We now have a large armamentarium of diagnostic techniques available to us for
more accurate discrimination of the underlying causes, but it can be quite
daunting in its panoply of possibility. Thus, we can use multi-modality noninvasive imaging (echocardiography, magnetic resonance imaging, positron
emission tomography and computerized tomography), invasive diagnostic
techniques (coronary angiography, sophisticated coronary imaging methods,
endomyocardial biopsy), and now, genetic studies. Despite these advanced
diagnostic platforms, we remain clinically limited in our approach by a
combination of imposing barriers: a) feasibility (e.g. interaction of magnetic
resonance imaging with implanted devices), b) availability and cost, and c)
inherent inaccuracy nested within each technique with low sensitivity
(endomyocardial biopsy) or poor specificity (echocardiography). In other cases,
the sheer magnitude of complexity, cost, and inadequate knowledge of
appropriate use serve as major limitations as in the case of genetic testing.
Several investigators have attempted to enhance our appreciation for these
limitations, as well as offer solutions to the observed inaccuracy in clinical
definitions and diagnosis. Early studies from pathological examination of hearts
suggested that there is vast opportunity, even in the optimal discrimination
between ischemic and non-ischemic causes of heart failure and more specifically
determining the cause of death of these patients. At least 2 studies have
demonstrated that coronary thrombosis, which is mostly silent and consequently
misdiagnosed, may explain the high rate of sudden death in non-ischemic heart
failure.1,2 Others have suggested that strategies to include a high use of
endomyocardial biopsy may help in uncovering otherwise elusive causes of
cardiomyopathy. Felker and colleagues3 performed endomyocardial biopsy in
over 1200 patients with a cardiomyopathy and were able to yield a specific
diagnosis in only 50% of these patients. Yet, they determined that separation of
the etiology was indeed relevant in predicting prognosis and thereby guiding
advanced therapy. Another study by our group led to the identification of a high
rate of misclassification of significant coronary artery disease in the setting of
heart disease clinically diagnosed as a “non-ischemic” cardiomyopathy.4 In this
analysis of 112 patients with a pre-transplant diagnosis of non-ischemic
cardiomyopathy, 21% were reclassified pathologically as ischemic
cardiomyopathy. Of the remaining accurately classified, a third had at least
moderate–severe coronary disease in 1 vessel territory, with or without infarction.
In addition, 18% had areas compatible with recent ischemia, as noted by
occlusive thrombus or ischemic infarction.
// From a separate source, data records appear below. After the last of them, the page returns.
+        const int ww[4] = {w4.x, w4.y, w4.z, w4.w};
+        int off = M;
+#pragma unroll
+        for (int w = 0; w < 4; ++w) {
+            off += w < wave ? ww[w] : 0;
+            M += ww[w];
+        }
+        const unsigned long long bal = __ballot((outm >> i) & 1u);
+        if ((outm >> i) & 1u) {
+            const int o = off + __popcll(bal & ((1ull << lane) - 1ull));
+            const l2fr::Res r = l2fr::unpack_res(raw[i]);
+            om[2 * o] = i * 256 + tid;
+            om[2 * o + 1] = r.j1;
+            od[o] = r.d1;
+        }
     }
     if (tid == 0) {
-        out_count[p] = base;
-        rcount[p] = 0;
-        flag[p] = 0;
+        out_count[p] = M;
         if (stats) atomicAdd(&stats[0], 1ull);
     }
 }
@@ -1043,20 +1137,22 @@
     const uint8_t* __restrict__ desc, const int32_t* __restrict__ n_kp, int k_max, int k_pad,
     const int32_t* __restrict__ norm, const int32_t* __restrict__ cinit,
     const int32_t* __restrict__ pairs, const int4* __restrict__ surv,
-    const int32_t* __restrict__ scount, const int4* __restrict__ rev, int mutual,
-    const uint8_t* __restrict__ flag, int32_t* __restrict__ out_count,
-    int32_t* __restrict__ out_match, int32_t* __restrict__ out_dist) {
+    const int32_t* __restrict__ scount, const int4* __restrict__ rev,
+    const int32_t* __restrict__ flist, const int32_t* __restrict__ n_flag,
+    int32_t* __restrict__ out_count, int32_t* __restrict__ out_match,
+    int32_t* __restrict__ out_dist) {
     __shared__ int wsum[8];
     __shared__ int amb[256];
     __shared__ int namb;
     __shared__ unsigned char keepx[256];
     __shared__ long long redd[256];
     __shared__ int redq[256];
-    const int p = blockIdx.x, tid = threadIdx.x;
-    if (flag && !flag[p]) return;
+    const int tid = threadIdx.x, nl = *n_flag;
+    for (int li = blockIdx.x; li < nl; li += gridDim.x) {
+    const int p = flist[li];
     const int a = pairs[2 * p], b = pairs[2 * p + 1];
-    const int na = n_kp[a], nb = n_kp[b];
-    const int S = (na > 0 && nb > 0) ? scount[p] : 0;
+    const int na = n_kp[a];
+    const int S = scount[p];
     const int4* sv = surv + (size_t)p * k_pad;
     const int4* rv = rev + (size_t)p * k_pad;
     const int32_t* na_norm = norm + (size_t)a * k_pad;
@@ -1075,14 +1171,11 @@
         __syncthreads();
         if (k < S) {
             s = sv[k];
-            keep = true;
-            if (mutual) {
-                const int4 r = rv[k];
-                const int dot = (int)(((long long)na_norm[s.x] + nb_norm[s.y] - s.z) >> 1);
-                const int ep = dot + ca[s.x];
-                keep = (ep == r.x) && (r.y < r.x);
-                if (ep == r.x && r.y == r.x) amb[atomicAdd(&namb, 1)] = tid;
-            }
+            const int4 r = rv[k];
+            const int dot = (int)(((long long)na_norm[s.x] + nb_norm[s.y] - s.z) >> 1);
+            const int ep = dot + ca[s.x];
+            keep = (ep == r.x) && (r.y < r.x);
+            if (ep == r.x && r.y == r.x) amb[atomicAdd(&namb, 1)] = tid;
         }
         keepx[tid] = keep;
         __syncthreads();
@@ -1119,6 +1212,7 @@
         base = sfm::compact256(keep, s.x, s.y, s.z, base, wsum, om, od);
     }
     if (tid == 0) out_count[p] = base;
+    }
 }
 
 __global__ void l2fr_dump_kernel(const int32_t* __restrict__ n_kp, const int32_t* __restrict__ pairs,
@@ -1168,10 +1262,9 @@
     const size_t rinfob = sizeof(int4) * (size_t)n_rng_max * REC_R;
     const size_t sinfob = sfm::align_up(sizeof(int4) * (size_t)n_pairs, 256);
     const size_t uinfob = sfm::align_up(UNIT * sizeof(int4) * (size_t)n_pairs, 256);
-    const size_t flagb = sfm::align_up((size_t)n_pairs, 256);
-    char* ws = (char*)sfm::workspace(ctx, 256 + 2 * tab + 2 * recb + cntb + descb + 2 * ordb + clsb +
+    char* ws = (char*)sfm::workspace(ctx, 256 + 2 * tab + 2 * recb + cntb + descb + ordb + clsb +
                                               256 + rngb + rinfob + 256 + sinfob + uinfob + 256 +
-                                              cntb + flagb + cntb);
+                                              cntb);
     if (!ws) return SFM_ERR_NOMEM;
     char* w = ws;
     uint8_t* zero_row = (uint8_t*)w; w += 256;
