## Fuse depth and bucket passes into one cooperative kernel with grid sync

Adds a cooperative kernel that computes splat depths into shared memory, reduces the global min/max, runs a grid-wide sync, and then buckets the depths, writes 16-bit keys and builds the first radix histogram. It replaces the separate k_depth and k_bucket launches when keys fit in 16 bits. This removes one launch and the global round trip of the depth array between the two passes. In exchange, grid size is capped by co-residency (at most one tile per CTA), and the kernel pays for a grid barrier and a high-priority cooperative launch.

```diff
diff --git a/gaussiansplats3d_b200/csrc/common.cuh b/gaussiansplats3d_b200/csrc/common.cuh
--- a/gaussiansplats3d_b200/csrc/common.cuh
+++ b/gaussiansplats3d_b200/csrc/common.cuh
@@ -29,6 +29,20 @@
     attr[0].val.programmaticStreamSerializationAllowed = pdl_enabled() ? 1 : 0;
     cfg.attrs = attr; cfg.numAttrs = 1;
     (void)cudaLaunchKernelEx(&cfg, kernel, KArgs(args)...);
+}
+template <typename... KArgs, typename... Args>
+static inline cudaError_t gs_launch_coop(void (*kernel)(KArgs...), dim3 grid, dim3 block, size_t smem, cudaStream_t st, int priority, Args... args) {
+    cudaLaunchConfig_t cfg{};
+    cfg.gridDim = grid; cfg.blockDim = block; cfg.dynamicSmemBytes = smem; cfg.stream = st;
+    cudaLaunchAttribute attr[3];
+    attr[0].id = cudaLaunchAttributeCooperative;
+    attr[0].val.cooperative = 1;
+    attr[1].id = cudaLaunchAttributePriority;
+    attr[1].val.priority = priority;
+    attr[2].id = cudaLaunchAttributeProgrammaticStreamSerialization;
+    attr[2].val.programmaticStreamSerializationAllowed = pdl_enabled() ? 1 : 0;
+    cfg.attrs = attr; cfg.numAttrs = 3;
+    return cudaLaunchKernelEx(&cfg, kernel, KArgs(args)...);
 }
 
 struct Profiler {
diff --git a/gaussiansplats3d_b200/csrc/engine.cu b/gaussiansplats3d_b200/csrc/engine.cu
--- a/gaussiansplats3d_b200/csrc/engine.cu
+++ b/gaussiansplats3d_b200/csrc/engine.cu
@@ -93,6 +93,8 @@
     int sm_count = 132;
     size_t l2_bytes = 50u << 20;
     int key_bits = 16;
+    uint32_t coop_grid = 0;
+    int coop_priority = 0;
 
     DevBuf<int4> centers;
     DevBuf<uint32_t> scene_idx;
@@ -174,6 +176,33 @@
     cudaError_t ce = cudaSetDevice(e->cfg.device);
     if (ce != cudaSuccess) return fail(GS_ERR_CUDA, "cudaSetDevice(%d) -> %s", e->cfg.device, cudaGetErrorString(ce));
     return GS_OK;
+}
+
+template <typename F> static int coop_occupancy(F f) {
+    const size_t smem = kDepthBucketTiles * kDepthBucketTileSmem;
+    int b = 0;
+    if (cudaFuncSetAttribute(f, cudaFuncAttributeMaxDynamicSharedMemorySize, (int)smem) != cudaSuccess ||
+        cudaOccupancyMaxActiveBlocksPerMultiprocessor(&b, f, kDepthBucketThreads, smem) != cudaSuccess)
+        b = 0;
+    return b;
+}
+template <int MODE> static int coop_occupancy_mode() { return std::min(coop_occupancy(k_depth_bucket<MODE, true>), coop_occupancy(k_depth_bucket<MODE, false>)); }
+static void coop_prepare(gs_engine *e) {
+    e->coop_grid = 0;
+    int coop = 0;
+    if (e->key_bits > 16 || cudaDeviceGetAttribute(&coop, cudaDevAttrCooperativeLaunch, e->cfg.device) != cudaSuccess || !coop) {
+        (void)cudaGetLastError();
+        return;
+    }
+    const bool integer = e->cfg.integer_based_sort, dyn = e->cfg.dynamic_mode;
+    const int own = integer ? (dyn ? coop_occupancy_mode<kIntDynamic>() : coop_occupancy_mode<kIntStatic>())
+                            : (dyn ? coop_occupancy_mode<kFloatDynamic>() : coop_occupancy_mode<kFloatStatic>());
+    const int pre = integer ? coop_occupancy_mode<kIntPrecomputed>() : coop_occupancy_mode<kFloatPrecomputed>();
+    int least = 0, greatest = 0;
+    if (cudaDeviceGetStreamPriorityRange(&least, &greatest) != cudaSuccess) greatest = 0;
+    (void)cudaGetLastError();
+    e->coop_grid = (uint32_t)std::max(0, std::min(own, pre)) * (uint32_t)e->sm_count;
+    e->coop_priority = greatest;
 }
 
 extern "C" void gs_destroy(gs_engine *e);
@@ -213,6 +242,7 @@
     int kb = 0;
     while ((1u << kb) < c.distance_map_range) ++kb;
     e->key_bits = kb;
+    coop_prepare(e);
     int rc = GS_OK;
     const size_t n = std::max<uint32_t>(c.max_splat_count, 1);
     if ((rc = e->centers.ensure(n)) || (rc = e->indexes.ensure(n)) || (rc = e->dist.ensure(n)) || (rc = e->sorted.ensure(n)) ||
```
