#define W4_CHAIN_NEXT()                                                                              \
  {                                                                                                  \
    const int l_c = s_c >> tn_sh;                                                                    \
    const bool fresh = s_c + 1 == steps, two = u_o >= 0;                                             \
    adv_s = fresh ? 0 : s_c + 1;                                                                     \
    nx_s = two ? s_o : adv_s;                                                                        \
    const int l_n = nx_s >> tn_sh, l_g = l_c + 1 < p.n_layers ? l_c + 1 : l_c;                       \
    int tk_, kn_, kg_;                                                                               \
    asm volatile("ds_read_b32 %0, %3\n\tds_read_b32 %1, %4\n\tds_read_b32 %2, %5\n\ts_waitcnt lgkmcnt(0)" \
                 : "=&v"(tk_), "=&v"(kn_), "=&v"(kg_)                                                \
                 : "v"(slot_addr), "v"(slot_addr + (unsigned)(KTAB - SLOT + 4 * l_n)), "v"(slot_addr + (unsigned)(KTAB - SLOT + 4 * l_g)) : "memory"); \
    const int tk = __builtin_amdgcn_readfirstlane(tk_);                                              \
    adv_u = fresh ? ((unsigned)tk < (unsigned)n_tiles ? tk : -1) : u_c;                              \
    nx_u = two ? u_o : adv_u;                                                                        \
    dep = !two && !fresh && (adv_s & tn_mask) == 0;                                                  \
    guarded = l_c + 1 < p.n_layers;                                                                  \
    guard_k = __builtin_amdgcn_readfirstlane(kg_);                                                   \
    const unsigned o_bytes = (unsigned)M * (unsigned)p.cout_store * 4u;                              \
    {                                                                                                \
      const W4Layer& lc = p.lay[l_c];                                                                \
      r_rsrc = __builtin_amdgcn_make_buffer_rsrc(const_cast<float*>(lc.res ? lc.res : lc.bias), 0, lc.res ? (int)o_bytes : 0, 0x00020000); \
      o_rsrc = __builtin_amdgcn_make_buffer_rsrc(lc.out, 0, (int)o_bytes, 0x00020000);               \
      bias_c = lc.bias;                                                                              \
      out_max_c = lc.out_max;                                                                        \
      tot_unscale = lc.split_unscale * __uint_as_float((unsigned)(127 - k_c) << 23);                 \
      floor_v = lc.relu ? 0.f : -__builtin_huge_valf();                                              \
      bb4 = *reinterpret_cast<const float4*>(bias_c + (s_c & tn_mask) * BN + wco * 32 + 4 * (lane & 7)); \
    }                                                                                                \
    if (nx_u >= 0) {                                                                                 \
      const W4Layer& ln = p.lay[l_n];                                                                \
      a_rsrc_n = __builtin_amdgcn_make_buffer_rsrc(const_cast<float*>(ln.in), 0, (int)((unsigned)M * (unsigned)p.cin * 4u), 0x00020000); \
      w_rsrc_n = __builtin_amdgcn_make_buffer_rsrc(const_cast<void*>(ln.w_split), 0, (int)((size_t)(p.cout_pad / 32) * n_chunks * 4096), 0x00020000); \
      k_n = __builtin_amdgcn_readfirstlane(kn_);                                                     \
      xs_n = __uint_as_float((unsigned)(127 + k_n) << 23);                                           \
      n_slices_n = (ln.k_cin > 0 ? ln.k_cin : p.cin) / SCH;                                          \
      w_row_next = (unsigned)((nx_s & tn_mask) * NCB) * (unsigned)n_chunks * 4096u;                  \
    }                                                                                                \
  }

  for (;;) {
    int ticket = 0;
    if (tid == 0 && (!CHAIN || s_c + 1 == steps)) ticket = __builtin_amdgcn_raw_ptr_buffer_atomic_add_i32(1, q_rsrc, 0, 0, 0);
    if constexpr (CHAIN) out_bits = 0;
#pragma unroll
    for (int i = 0; i < MI; ++i)
#pragma unroll
      for (int e = 0; e < 16; ++e) acc[i][e] = 0.f;

    float4 bb4 = float4{0.f, 0.f, 0.f, 0.f};
    if constexpr (!CHAIN) bb4 = *reinterpret_cast<const float4*>(p.bias + (tile % tiles_n) * BN + wco * 32 + 4 * (lane & 7));
    if constexpr (S2) {
      for (int sl = 0; sl < n_slices; ++sl) {
        const bool last_slice = sl == n_slices - 1;
        const unsigned f_soff = last_slice ? 0u : (unsigned)(sl + 1) * 64u;
        const unsigned f_tb = W4S_BASE(last_slice ? next_tile : tile);
        const unsigned hb_a = po_a + f_tb, hb_b = po_b + f_tb;
        const int sl_after = last_slice ? 0 : sl + 1;
        const unsigned row_after = last_slice ? w_row_next : w_row;
        W4S_SLICE()
      }
    } else
    for (int sl = 0; sl < n_slices; ++sl) {
      const bool last_slice = sl == n_slices - 1;
      const int b1 = cur_buf + 1 == NBUF ? 0 : cur_buf + 1, b2 = b1 + 1 == NBUF ? 0 : b1 + 1;
      unsigned rbuf = (unsigned)__builtin_amdgcn_readfirstlane(cur_buf * STAGE), nbuf = (unsigned)__builtin_amdgcn_readfirstlane(b1 * STAGE);
      unsigned wbuf = (unsigned)__builtin_amdgcn_readfirstlane((NBUF == 2 ? b1 : b2) * STAGE), pbuf = nbuf;
      asm volatile("" : "+s"(rbuf), "+s"(nbuf), "+s"(wbuf), "+s"(pbuf));
      const int f_sl = sl + AHEAD < n_slices ? sl + AHEAD : sl + AHEAD - n_slices;
      if constexpr (CHAIN) {
        if (sl + AHEAD == n_slices) h_base = nx_u >= 0 && !dep ? W4_H_BASE_U(nx_u) : W4_HOOB;
      } else if (sl + AHEAD == n_slices) h_base = W4_H_BASE(next_tile);
      const unsigned f_soff = (unsigned)f_sl * (SCH * 4);
      const int sl_after = last_slice ? 0 : sl + 1;
      const unsigned row_after = last_slice ? w_row_next : w_row;
      const bool f_next = CHAIN && sl + AHEAD >= n_slices, p_next = CHAIN && sl > 0 && sl - 1 + AHEAD >= n_slices;
      const float xs_f = f_next ? xs_n : x_scale, xs_p = p_next ? xs_n : x_scale;
      const __amdgpu_buffer_rsrc_t f_rsrc = f_next ? a_rsrc_n : a_rsrc, wr_after = CHAIN && last_slice ? w_rsrc_n : w_rsrc;
      unsigned rb[MI], nb[MI];
#pragma unroll
      for (int i = 0; i < MI; ++i) { rb[i] = pb[i] + rbuf; nb[i] = pb[i] + nbuf; }
      W4_SLICE()
      cur_buf = b1;
    }
    {
      const int tm = CHAIN ? u_c : tile / tiles_n, tn = CHAIN ? s_c & tn_mask : tile - tm * tiles_n;
      const bool ragged = tm * BM + BM > M;
      const int ch = tn * BN + wco * 32 + fr;
      const float bb = bias_c[ch];
      const unsigned base = ch < p.cout_store ? (unsigned)((tm * BM + wm * W4_WPIX + 4 * fh) * p.cout_store + ch) * 4u : W4_HOOB;
      const unsigned keep_n = base != W4_HOOB ? 0x7FFFFFFFu : 0u;
      if (!ragged) {
        unsigned row_bs = (unsigned)__builtin_amdgcn_readfirstlane((int)row_b);
        asm volatile("" : "+s"(row_bs));
        const int ch4 = tn * BN + wco * 32 + 4 * (lane & 7);
        const unsigned base4 = ch4 < p.cout_store ? (unsigned)((tm * BM + wm * W4_WPIX + (lane >> 3)) * p.cout_store + ch4) * 4u : W4_HOOB;
        const unsigned keep4 = base4 != W4_HOOB ? 0x7FFFFFFFu : 0u;
        float4 rr[S2 ? 1 : 6][4];
        if constexpr (!S2) {
#pragma unroll
          for (int i = 0; i < 5; ++i)
#pragma unroll
            for (int t = 0; t < 4; ++t)
              rr[i][t] = __builtin_bit_cast(float4, __builtin_amdgcn_raw_buffer_load_b128(r_rsrc, base4, (unsigned)(32 * i + 8 * t) * row_bs, LDAUX));
        }
        char* const ex = smem + EPI + wave * 4096;
#define W4_EX_WRITE(H)                                                                               \
        _Pragma("unroll") for (int r = 0; r < 8; ++r)                                                \
          *reinterpret_cast<float*>(ex + ((H) & 1) * 2048 + (8 * (r >> 2) + 4 * fh + (r & 3)) * 128 + fr * 4) = acc[(H) >> 1][8 * ((H) & 1) + r];
        W4_EX_WRITE(0)
#pragma unroll
        for (int h = 0; h < 2 * MI; ++h) {
          const int i = h >> 1;
          if (!S2 && (h & 1) == 0 && i + 5 < MI) {
#pragma unroll
            for (int t = 0; t < 4; ++t)
              rr[(i + 5) % 6][t] = __builtin_bit_cast(float4, __builtin_amdgcn_raw_buffer_load_b128(r_rsrc, base4, (unsigned)(32 * (i + 5) + 8 * t) * row_bs, LDAUX));
          }
          if (h + 1 < 2 * MI) { W4_EX_WRITE(h + 1) }
#pragma unroll
          for (int t2 = 0; t2 < 2; ++t2) {
            const int t = 2 * (h & 1) + t2;
            const float4 a = *reinterpret_cast<const float4*>(ex + (h & 1) * 2048 + (8 * t2 + (lane >> 3)) * 128 + (lane & 7) * 16);
            const float4 res = S2 ? float4{0.f, 0.f, 0.f, 0.f} : rr[S2 ? 0 : i % 6][t];
            u32x4 o;
            o.x = __float_as_uint(fmaxf(fmaf(a.x, tot_unscale, bb4.x + res.x), floor_v));
            o.y = __float_as_uint(fmaxf(fmaf(a.y, tot_unscale, bb4.y + res.y), floor_v));
            o.z = __float_as_uint(fmaxf(fmaf(a.z, tot_unscale, bb4.z + res.z), floor_v));
            o.w = __float_as_uint(fmaxf(fmaf(a.w, tot_unscale, bb4.w + res.w), floor_v));
            unsigned mk;
            asm volatile("v_max3_u32 %0, %2, %3, %4\n\tv_max_u32 %0, %0, %5\n\tv_and_b32 %0, %0, %6\n\tv_max_u32 %1, %1, %0"
                         : "=&v"(mk), "+v"(out_bits) : "v"(o.x), "v"(o.y), "v"(o.z), "v"(o.w), "v"(keep4));
            __builtin_amdgcn_raw_buffer_store_b128(o, o_rsrc, base4, (unsigned)(32 * i + 8 * t) * row_bs, 0);
          }
        }
#undef W4_EX_WRITE
      } else {
#pragma unroll
        for (int i = 0; i < MI; ++i) {
          float r1[16];
          unsigned off = base + (unsigned)(i * 32) * row_b;
#pragma unroll
          for (int r = 0; r < 16; ++r) {
            r1[r] = __uint_as_float(__builtin_amdgcn_raw_buffer_load_b32(r_rsrc, off, 0, LDAUX));
            off += ((r & 3) == 3 ? 5u : 1u) * row_b;
          }
          off = base + (unsigned)(i * 32) * row_b;
#pragma unroll
          for (int r = 0; r < 16; ++r) {
            const unsigned o = __float_as_uint(fmaxf(fmaf(acc[i][r], tot_unscale, bb + r1[r]), floor_v));
            const int pix = wm * W4_WPIX + i * 32 + 8 * (r >> 2) + 4 * fh + (r & 3);
            out_bits = max(out_bits, o & (tm * BM + pix < M ? keep_n : 0u));
            __builtin_amdgcn_raw_buffer_store_b32(o, o_rsrc, off, 0, 0);
            off += ((r & 3) == 3 ? 5u : 1u) * row_b;
          }
        }
      }
    }
    if constexpr (CHAIN) {
      {
        unsigned wb = out_bits;
#pragma unroll
        for (int o = 32; o; o >>= 1) {
          const unsigned other = (unsigned)__shfl_xor((int)wb, o);
          wb = other > wb ? other : wb;
        }
        if (lane == 0) {
          if (out_max_c && wb > __hip_atomic_load(out_max_c, __ATOMIC_RELAXED, __HIP_MEMORY_SCOPE_AGENT)) atomicMax(out_max_c, wb);
          const int eo = (int)(wb >> 23);
          if (guarded && (eo == 255 || eo + guard_k > 142) && p.status) atomicOr(p.status, UT_SPLIT_RANGE);
        }
      }
      if (nx_u < 0) break;
      const bool two = u_o >= 0;
      u_c = nx_u; s_c = nx_s;
      if (two) { u_o = adv_u; s_o = adv_s; }
      a_rsrc = a_rsrc_n; w_rsrc = w_rsrc_n; x_scale = xs_n; k_c = k_n; n_slices = n_slices_n;
      w_row = w_row_next;
      if (dep) {
        asm volatile("s_waitcnt vmcnt(0)" ::: "memory");
        __syncthreads();
        h_base = W4_H_BASE_U(u_c);
        int bo = cur_buf;
#pragma unroll
        for (int a = 0; a < AHEAD; ++a) {
          const unsigned dst = (unsigned)__builtin_amdgcn_readfirstlane(bo * STAGE);
#pragma unroll
          for (int j = 0; j < W4_NLOAD; ++j) {
            const float4 v = __builtin_bit_cast(float4, __builtin_amdgcn_raw_buffer_load_b128(a_rsrc, h_base + (unsigned)j * h_step, (unsigned)(a * SCH * 4), LDAUX));
            if (a == AHEAD - 1 && KS == 9 && j >= W4_NLOAD - 4) stg[j % W4_NSTG] = v;
            else W4_SPLIT_STORE(v, dst + h_wa[j])
          }
          bo = bo + 1 == NBUF ? 0 : bo + 1;
        }
        __syncthreads();
        const unsigned rb0 = (unsigned)__builtin_amdgcn_readfirstlane(cur_buf * STAGE);
        unsigned rb[MI];
#pragma unroll
        for (int i = 0; i < MI; ++i) rb[i] = pb[i] + rb0;
#pragma unroll
        for (int i = 0; i < MI; ++i) {
          W4_READ_X(i, 1, 0, 0, rb)
          if (i < MI - 1) { W4_READ_X(i, 0, 0, 0, rb) }
        }
      }
    } else {
      if ((unsigned)next_tile >= (unsigned)n_tiles) break;
      tile = next_tile;
      w_row = w_row_next;
    }
  }
  if constexpr (!CHAIN) { if (p.out_max) publish_abs_max(p.out_max, out_bits); }
#undef W4_H_BASE
#undef W4_H_BASE_U
#undef W4_LOAD_W_OF
#undef W4_CHAIN_NEXT
#undef W4_READ_X
#undef W4_LOAD_W
#undef W4_TAP
#undef W4_CHUNK
#undef W4_HALF
#undef W4_MFMA
#undef W4_PIN
#undef W4_ROW_OFF
#undef W4_SPLIT_STORE
#undef W4_SLOT_BODY
#undef W4_SLICE
#undef W4S_PLANE
#undef W4S_TAPP
#undef W4S_TAPO
#undef W4S_BASEOF
#undef W4S_BASE
#undef W4S_CV_N
#undef W4S_CV_J
#undef W4S_CV_DST
#undef W4S_LD_N
#undef W4S_LD_J
#undef W4S_SLOT_BODY
#undef W4S_SLICE
}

In this issue of the journal, Constantin and colleagues5 take an important step
forward by delineating the opportunities in clinical identification of the primary
causes of a myocardial defect. They examined 100 patients that received a heart
transplant over a 10-year period, for advanced heart failure and found critical
opportunities lost in 2 specific domains in the diagnosis of a non-ischemic heart
failure. First, there was a small cohort of patients with ischemic etiology on
pathology that had been inappropriately misidentified as not having a coronary
etiology. This is in line with prior studies in this field and point to the inaccuracy
of coronary angiography, poor interpretation of the findings, or failure to revaluate
over time when conditions change. The second area where there was improved
reclassification from idiopathic to a specific cause comprises of 3 diagnoses
including hypertrophic cardiomyopathy, lymphocytic myocarditis, and infiltrative
sarcoid heart disease. One could argue, of course, that the frequency of these
observations or the cost of this lost opportunity were not excessive, since the
patients’ clinical course may not have been altered in terms of the trajectory and
need for heart transplantation. However, a closer look at the data may argue
otherwise. In many cases of hypertrophic cardiomyopathy, the disease burden is
not just shared by the patient but also by the family and early detection of
disease in siblings or family members may be particularly rewarding. In others,
therapy directed to the primary etiology may attenuate the progression (steroids
in sarcoidosis).
One area of opportunity is in familial cardiomyopathy, now determined to be a
more common diagnosis than previously considered.6 Although this was not
directly evaluated in the Constantine study, it is very possible that many
“idiopathic” cardiomyopathy patients had a specific genetic cause that was
clustered in their families. To this end, Arbustini and colleagues7 have proposed
the MOGE(S) classification for the phenotype-genotype associations in an effort
to better classify the underlying disorders. This classification system encourages
the combined clinical use of the Morphology (M), Organ involvement (O), Genetic
defects (G), specific Etiology (E) and the Stage of heart failure (S). We would
posit that a substantial number of patients in the current study may have been
classified into this category had a detailed family history been obtained,
genotyping for selected cases been conducted, and pathological assessments
using higher resolution systems such as electron microscopy been employed.
What then are the lessons to be learned from this important study? First, we
believe that a detailed 3-generation family history should be obtained in all
patients presenting with idiopathic cardiomyopathy; second, we endorse the
more frequent use of multi-modality non-invasive imaging and, when indicated,
an endomyocardial biopsy should be performed. In this regard, it is essential for
central core labs that have experience and technical expertise in the pathological
assessment of cardiomyopathy, including electron microscopy, be available.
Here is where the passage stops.